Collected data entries
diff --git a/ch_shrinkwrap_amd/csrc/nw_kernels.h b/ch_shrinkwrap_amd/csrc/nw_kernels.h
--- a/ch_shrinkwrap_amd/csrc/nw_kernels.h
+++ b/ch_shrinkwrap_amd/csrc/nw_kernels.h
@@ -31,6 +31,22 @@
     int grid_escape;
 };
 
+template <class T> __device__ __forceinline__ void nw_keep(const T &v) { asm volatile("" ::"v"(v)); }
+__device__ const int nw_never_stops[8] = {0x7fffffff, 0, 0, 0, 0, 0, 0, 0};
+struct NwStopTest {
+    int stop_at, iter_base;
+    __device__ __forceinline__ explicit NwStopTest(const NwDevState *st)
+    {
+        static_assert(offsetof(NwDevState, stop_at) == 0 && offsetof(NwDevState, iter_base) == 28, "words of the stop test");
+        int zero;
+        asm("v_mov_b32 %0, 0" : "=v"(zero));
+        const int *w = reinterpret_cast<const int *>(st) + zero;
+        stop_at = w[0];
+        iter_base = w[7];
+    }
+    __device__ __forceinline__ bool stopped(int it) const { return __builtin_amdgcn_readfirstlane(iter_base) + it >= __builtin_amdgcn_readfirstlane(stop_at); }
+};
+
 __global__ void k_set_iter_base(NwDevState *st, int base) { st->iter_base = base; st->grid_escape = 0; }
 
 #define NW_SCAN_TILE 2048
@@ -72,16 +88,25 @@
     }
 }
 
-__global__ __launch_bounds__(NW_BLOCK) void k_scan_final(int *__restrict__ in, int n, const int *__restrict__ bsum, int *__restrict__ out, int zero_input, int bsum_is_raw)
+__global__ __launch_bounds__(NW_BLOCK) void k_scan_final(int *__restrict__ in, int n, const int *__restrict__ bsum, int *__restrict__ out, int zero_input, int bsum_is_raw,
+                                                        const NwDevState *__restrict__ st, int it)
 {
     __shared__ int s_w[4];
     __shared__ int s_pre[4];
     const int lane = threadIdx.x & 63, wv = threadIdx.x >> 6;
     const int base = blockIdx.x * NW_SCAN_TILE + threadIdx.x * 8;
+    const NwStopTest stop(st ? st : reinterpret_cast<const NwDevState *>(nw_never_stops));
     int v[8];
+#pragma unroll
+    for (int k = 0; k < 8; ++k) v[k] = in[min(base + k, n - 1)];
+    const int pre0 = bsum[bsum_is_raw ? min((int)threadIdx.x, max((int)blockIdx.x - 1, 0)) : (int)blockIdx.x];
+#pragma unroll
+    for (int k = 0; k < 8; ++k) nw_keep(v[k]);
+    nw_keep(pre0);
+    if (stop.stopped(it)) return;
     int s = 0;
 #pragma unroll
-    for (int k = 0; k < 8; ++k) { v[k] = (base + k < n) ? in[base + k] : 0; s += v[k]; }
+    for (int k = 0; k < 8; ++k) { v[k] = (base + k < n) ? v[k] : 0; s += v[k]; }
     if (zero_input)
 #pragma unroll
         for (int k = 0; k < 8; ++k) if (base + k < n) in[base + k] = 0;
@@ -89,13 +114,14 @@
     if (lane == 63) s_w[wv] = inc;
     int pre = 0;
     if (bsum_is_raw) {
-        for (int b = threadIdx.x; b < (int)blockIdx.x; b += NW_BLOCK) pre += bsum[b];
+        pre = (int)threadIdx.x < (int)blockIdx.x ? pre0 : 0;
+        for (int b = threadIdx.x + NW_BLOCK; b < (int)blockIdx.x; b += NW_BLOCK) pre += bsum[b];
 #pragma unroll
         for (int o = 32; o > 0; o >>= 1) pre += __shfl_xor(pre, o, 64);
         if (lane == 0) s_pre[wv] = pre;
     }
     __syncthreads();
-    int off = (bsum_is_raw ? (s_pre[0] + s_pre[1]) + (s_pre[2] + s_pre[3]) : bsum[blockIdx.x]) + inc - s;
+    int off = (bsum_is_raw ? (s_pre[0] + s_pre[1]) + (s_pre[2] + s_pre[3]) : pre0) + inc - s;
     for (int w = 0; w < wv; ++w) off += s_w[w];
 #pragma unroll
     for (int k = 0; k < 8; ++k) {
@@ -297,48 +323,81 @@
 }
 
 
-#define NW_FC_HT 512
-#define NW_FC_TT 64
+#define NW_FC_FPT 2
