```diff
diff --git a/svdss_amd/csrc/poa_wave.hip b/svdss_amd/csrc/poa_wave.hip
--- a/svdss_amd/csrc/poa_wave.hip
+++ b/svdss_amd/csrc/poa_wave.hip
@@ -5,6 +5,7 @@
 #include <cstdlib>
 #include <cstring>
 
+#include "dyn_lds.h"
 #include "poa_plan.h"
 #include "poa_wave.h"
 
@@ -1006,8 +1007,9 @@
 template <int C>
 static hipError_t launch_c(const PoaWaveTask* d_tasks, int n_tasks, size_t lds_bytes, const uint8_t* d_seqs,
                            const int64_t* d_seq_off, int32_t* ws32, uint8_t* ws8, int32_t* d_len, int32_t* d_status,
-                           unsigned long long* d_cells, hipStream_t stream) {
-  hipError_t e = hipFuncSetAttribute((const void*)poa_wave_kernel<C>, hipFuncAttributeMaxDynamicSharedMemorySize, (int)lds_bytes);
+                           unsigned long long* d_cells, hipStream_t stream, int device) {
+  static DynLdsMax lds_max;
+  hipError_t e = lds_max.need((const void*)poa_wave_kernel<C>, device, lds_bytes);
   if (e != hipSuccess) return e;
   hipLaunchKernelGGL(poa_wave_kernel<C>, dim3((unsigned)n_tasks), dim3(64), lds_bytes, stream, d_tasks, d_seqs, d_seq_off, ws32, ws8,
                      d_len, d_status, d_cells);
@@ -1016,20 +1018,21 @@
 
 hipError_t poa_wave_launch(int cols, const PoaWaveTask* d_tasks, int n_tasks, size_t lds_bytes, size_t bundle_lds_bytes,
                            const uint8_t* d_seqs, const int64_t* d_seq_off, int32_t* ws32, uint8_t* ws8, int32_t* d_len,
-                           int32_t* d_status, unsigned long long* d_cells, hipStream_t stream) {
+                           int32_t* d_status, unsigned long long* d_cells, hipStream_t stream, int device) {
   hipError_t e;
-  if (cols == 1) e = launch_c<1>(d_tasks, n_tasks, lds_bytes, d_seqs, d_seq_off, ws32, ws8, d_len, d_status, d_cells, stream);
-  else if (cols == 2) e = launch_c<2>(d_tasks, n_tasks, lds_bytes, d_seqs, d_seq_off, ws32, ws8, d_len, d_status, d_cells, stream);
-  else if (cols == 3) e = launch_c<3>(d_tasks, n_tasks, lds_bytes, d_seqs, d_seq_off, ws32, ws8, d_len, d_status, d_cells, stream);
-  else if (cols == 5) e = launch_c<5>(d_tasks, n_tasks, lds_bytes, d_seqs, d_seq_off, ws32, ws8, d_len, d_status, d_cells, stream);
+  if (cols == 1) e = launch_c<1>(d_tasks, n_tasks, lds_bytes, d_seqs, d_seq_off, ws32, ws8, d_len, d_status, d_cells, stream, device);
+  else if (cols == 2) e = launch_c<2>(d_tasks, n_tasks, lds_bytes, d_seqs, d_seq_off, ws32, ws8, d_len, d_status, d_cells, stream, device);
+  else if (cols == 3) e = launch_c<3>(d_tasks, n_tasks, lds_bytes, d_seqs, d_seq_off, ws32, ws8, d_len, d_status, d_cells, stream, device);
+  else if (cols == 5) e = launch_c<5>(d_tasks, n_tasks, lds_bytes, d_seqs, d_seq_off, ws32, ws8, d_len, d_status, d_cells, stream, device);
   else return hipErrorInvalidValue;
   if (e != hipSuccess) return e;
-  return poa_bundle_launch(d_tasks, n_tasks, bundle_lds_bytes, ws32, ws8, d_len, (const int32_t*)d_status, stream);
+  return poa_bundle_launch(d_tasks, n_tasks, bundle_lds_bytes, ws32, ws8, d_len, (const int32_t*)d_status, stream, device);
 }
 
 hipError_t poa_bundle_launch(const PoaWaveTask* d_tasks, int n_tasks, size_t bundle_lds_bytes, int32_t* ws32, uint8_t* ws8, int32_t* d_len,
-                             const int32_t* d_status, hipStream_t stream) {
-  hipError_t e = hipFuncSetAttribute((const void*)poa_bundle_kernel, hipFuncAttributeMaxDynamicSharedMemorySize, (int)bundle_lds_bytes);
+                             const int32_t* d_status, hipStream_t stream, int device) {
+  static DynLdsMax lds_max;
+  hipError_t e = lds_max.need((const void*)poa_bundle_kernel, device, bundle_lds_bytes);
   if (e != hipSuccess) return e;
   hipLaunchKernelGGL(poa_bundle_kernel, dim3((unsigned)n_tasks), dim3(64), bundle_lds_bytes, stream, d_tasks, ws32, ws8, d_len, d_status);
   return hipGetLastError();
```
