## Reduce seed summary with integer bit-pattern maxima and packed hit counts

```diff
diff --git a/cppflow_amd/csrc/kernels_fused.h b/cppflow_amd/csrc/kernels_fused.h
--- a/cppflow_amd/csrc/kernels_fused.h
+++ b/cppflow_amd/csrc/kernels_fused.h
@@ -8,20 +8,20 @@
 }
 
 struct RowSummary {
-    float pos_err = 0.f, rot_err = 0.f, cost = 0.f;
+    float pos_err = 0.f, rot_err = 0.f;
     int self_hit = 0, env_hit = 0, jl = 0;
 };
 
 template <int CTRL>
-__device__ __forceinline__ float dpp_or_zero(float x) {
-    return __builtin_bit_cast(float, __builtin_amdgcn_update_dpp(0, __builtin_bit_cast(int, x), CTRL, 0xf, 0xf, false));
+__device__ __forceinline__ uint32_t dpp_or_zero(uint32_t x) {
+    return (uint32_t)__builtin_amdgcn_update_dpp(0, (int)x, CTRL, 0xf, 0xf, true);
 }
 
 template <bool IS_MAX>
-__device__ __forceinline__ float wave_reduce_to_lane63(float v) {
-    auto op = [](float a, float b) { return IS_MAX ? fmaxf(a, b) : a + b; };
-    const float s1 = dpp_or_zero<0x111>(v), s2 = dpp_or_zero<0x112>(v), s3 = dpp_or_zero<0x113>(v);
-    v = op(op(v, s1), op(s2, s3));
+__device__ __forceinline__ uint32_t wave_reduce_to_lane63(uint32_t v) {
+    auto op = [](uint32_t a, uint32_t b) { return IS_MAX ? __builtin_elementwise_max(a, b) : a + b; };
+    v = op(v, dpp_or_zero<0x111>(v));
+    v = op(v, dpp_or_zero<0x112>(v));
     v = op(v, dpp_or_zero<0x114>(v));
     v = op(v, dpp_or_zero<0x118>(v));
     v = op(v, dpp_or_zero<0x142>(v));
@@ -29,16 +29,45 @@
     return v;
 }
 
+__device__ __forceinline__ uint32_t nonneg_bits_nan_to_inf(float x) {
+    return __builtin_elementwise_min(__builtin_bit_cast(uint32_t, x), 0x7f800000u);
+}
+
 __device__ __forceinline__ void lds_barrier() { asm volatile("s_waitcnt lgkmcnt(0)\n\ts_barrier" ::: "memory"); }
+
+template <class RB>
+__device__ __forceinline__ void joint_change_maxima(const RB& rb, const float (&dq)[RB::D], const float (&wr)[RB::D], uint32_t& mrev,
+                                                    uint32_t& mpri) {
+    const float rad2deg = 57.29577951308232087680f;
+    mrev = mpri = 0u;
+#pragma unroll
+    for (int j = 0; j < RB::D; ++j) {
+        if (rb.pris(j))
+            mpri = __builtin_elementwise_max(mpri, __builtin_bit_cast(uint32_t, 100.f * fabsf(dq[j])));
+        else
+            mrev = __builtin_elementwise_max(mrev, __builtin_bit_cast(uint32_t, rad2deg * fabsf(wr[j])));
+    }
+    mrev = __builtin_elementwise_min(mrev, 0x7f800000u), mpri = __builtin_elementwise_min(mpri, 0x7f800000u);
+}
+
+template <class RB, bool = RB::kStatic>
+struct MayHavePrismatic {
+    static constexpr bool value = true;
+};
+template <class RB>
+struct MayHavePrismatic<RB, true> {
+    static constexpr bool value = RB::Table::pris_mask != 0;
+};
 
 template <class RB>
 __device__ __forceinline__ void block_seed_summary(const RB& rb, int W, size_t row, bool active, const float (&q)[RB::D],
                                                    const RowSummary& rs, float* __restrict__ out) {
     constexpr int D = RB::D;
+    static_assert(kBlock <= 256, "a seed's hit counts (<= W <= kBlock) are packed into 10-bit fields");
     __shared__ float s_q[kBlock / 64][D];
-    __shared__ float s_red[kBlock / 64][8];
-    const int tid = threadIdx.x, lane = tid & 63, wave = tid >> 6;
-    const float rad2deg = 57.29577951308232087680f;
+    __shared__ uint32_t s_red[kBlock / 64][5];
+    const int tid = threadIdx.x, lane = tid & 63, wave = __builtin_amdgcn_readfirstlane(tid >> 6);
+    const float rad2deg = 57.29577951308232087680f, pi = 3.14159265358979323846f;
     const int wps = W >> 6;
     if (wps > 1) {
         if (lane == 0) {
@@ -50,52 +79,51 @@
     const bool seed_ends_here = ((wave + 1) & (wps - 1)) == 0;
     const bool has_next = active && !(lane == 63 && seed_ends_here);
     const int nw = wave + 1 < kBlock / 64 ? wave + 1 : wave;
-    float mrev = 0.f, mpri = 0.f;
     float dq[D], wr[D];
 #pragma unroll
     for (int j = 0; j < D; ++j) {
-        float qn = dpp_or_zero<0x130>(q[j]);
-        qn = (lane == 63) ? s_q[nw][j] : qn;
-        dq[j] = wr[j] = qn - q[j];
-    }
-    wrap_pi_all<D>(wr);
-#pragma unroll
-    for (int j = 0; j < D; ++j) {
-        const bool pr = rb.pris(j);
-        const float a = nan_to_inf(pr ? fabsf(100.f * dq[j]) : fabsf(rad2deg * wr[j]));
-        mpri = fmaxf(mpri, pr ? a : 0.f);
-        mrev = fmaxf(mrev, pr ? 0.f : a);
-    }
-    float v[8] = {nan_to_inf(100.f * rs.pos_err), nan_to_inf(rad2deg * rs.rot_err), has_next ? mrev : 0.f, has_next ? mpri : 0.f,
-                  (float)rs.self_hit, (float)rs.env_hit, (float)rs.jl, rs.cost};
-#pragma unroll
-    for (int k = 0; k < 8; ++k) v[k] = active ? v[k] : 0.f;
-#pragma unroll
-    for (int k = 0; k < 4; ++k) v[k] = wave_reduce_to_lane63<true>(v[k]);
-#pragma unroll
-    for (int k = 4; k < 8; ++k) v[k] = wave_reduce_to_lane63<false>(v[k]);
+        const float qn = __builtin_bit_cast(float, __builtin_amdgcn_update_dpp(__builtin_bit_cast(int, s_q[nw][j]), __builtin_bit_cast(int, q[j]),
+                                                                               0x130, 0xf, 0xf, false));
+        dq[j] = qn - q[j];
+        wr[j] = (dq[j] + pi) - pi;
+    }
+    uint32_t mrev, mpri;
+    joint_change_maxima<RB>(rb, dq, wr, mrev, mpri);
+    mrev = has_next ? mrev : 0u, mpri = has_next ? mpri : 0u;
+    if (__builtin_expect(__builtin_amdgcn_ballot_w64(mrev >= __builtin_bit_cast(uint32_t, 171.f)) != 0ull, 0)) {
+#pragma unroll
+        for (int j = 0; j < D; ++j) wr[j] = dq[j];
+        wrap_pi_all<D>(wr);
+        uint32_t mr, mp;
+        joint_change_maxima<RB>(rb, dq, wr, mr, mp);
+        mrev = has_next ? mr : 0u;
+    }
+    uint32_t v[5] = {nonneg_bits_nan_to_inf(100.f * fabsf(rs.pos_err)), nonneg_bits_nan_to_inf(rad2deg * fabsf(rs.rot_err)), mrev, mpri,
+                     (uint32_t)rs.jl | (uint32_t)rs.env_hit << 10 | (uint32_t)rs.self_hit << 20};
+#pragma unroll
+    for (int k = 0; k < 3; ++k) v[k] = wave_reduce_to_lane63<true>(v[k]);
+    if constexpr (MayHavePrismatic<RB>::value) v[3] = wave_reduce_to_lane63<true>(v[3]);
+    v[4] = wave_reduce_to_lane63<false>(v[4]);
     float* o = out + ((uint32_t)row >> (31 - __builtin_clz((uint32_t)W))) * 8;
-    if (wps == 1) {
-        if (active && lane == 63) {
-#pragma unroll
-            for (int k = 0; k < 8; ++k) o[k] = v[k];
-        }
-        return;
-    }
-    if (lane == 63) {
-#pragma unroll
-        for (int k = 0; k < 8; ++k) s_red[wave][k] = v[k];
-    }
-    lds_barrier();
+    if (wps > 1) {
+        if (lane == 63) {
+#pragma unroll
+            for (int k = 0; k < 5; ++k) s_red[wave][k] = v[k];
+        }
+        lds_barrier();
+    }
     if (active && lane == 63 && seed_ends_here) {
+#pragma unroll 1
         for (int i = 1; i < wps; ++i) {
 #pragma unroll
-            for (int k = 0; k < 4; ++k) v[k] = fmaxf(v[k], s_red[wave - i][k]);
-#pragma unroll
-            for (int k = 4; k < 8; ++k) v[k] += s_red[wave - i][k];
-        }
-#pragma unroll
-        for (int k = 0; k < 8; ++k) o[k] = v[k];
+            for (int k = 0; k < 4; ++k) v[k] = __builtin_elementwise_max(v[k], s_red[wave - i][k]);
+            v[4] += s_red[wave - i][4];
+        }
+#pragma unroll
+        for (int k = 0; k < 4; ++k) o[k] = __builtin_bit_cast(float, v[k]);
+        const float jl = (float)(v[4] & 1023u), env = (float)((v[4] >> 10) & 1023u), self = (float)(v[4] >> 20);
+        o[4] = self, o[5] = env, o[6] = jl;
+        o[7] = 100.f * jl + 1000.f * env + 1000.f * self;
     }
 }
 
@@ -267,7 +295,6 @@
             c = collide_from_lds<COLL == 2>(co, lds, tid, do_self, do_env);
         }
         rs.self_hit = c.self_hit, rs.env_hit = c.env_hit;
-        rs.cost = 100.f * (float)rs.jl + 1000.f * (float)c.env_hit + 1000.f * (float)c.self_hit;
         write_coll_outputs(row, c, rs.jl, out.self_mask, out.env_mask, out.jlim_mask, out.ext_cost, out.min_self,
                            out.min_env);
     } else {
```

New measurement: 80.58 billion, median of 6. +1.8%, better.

Problem to work on
Could you find each line in the entries that contains the string "need" and copy it?

Exercise answer
+  hipError_t e = lds_max.need((const void*)poa_wave_kernel<C>, device, lds_bytes);
+  hipError_t e = lds_max.need((const void*)poa_bundle_kernel, device, bundle_lds_bytes);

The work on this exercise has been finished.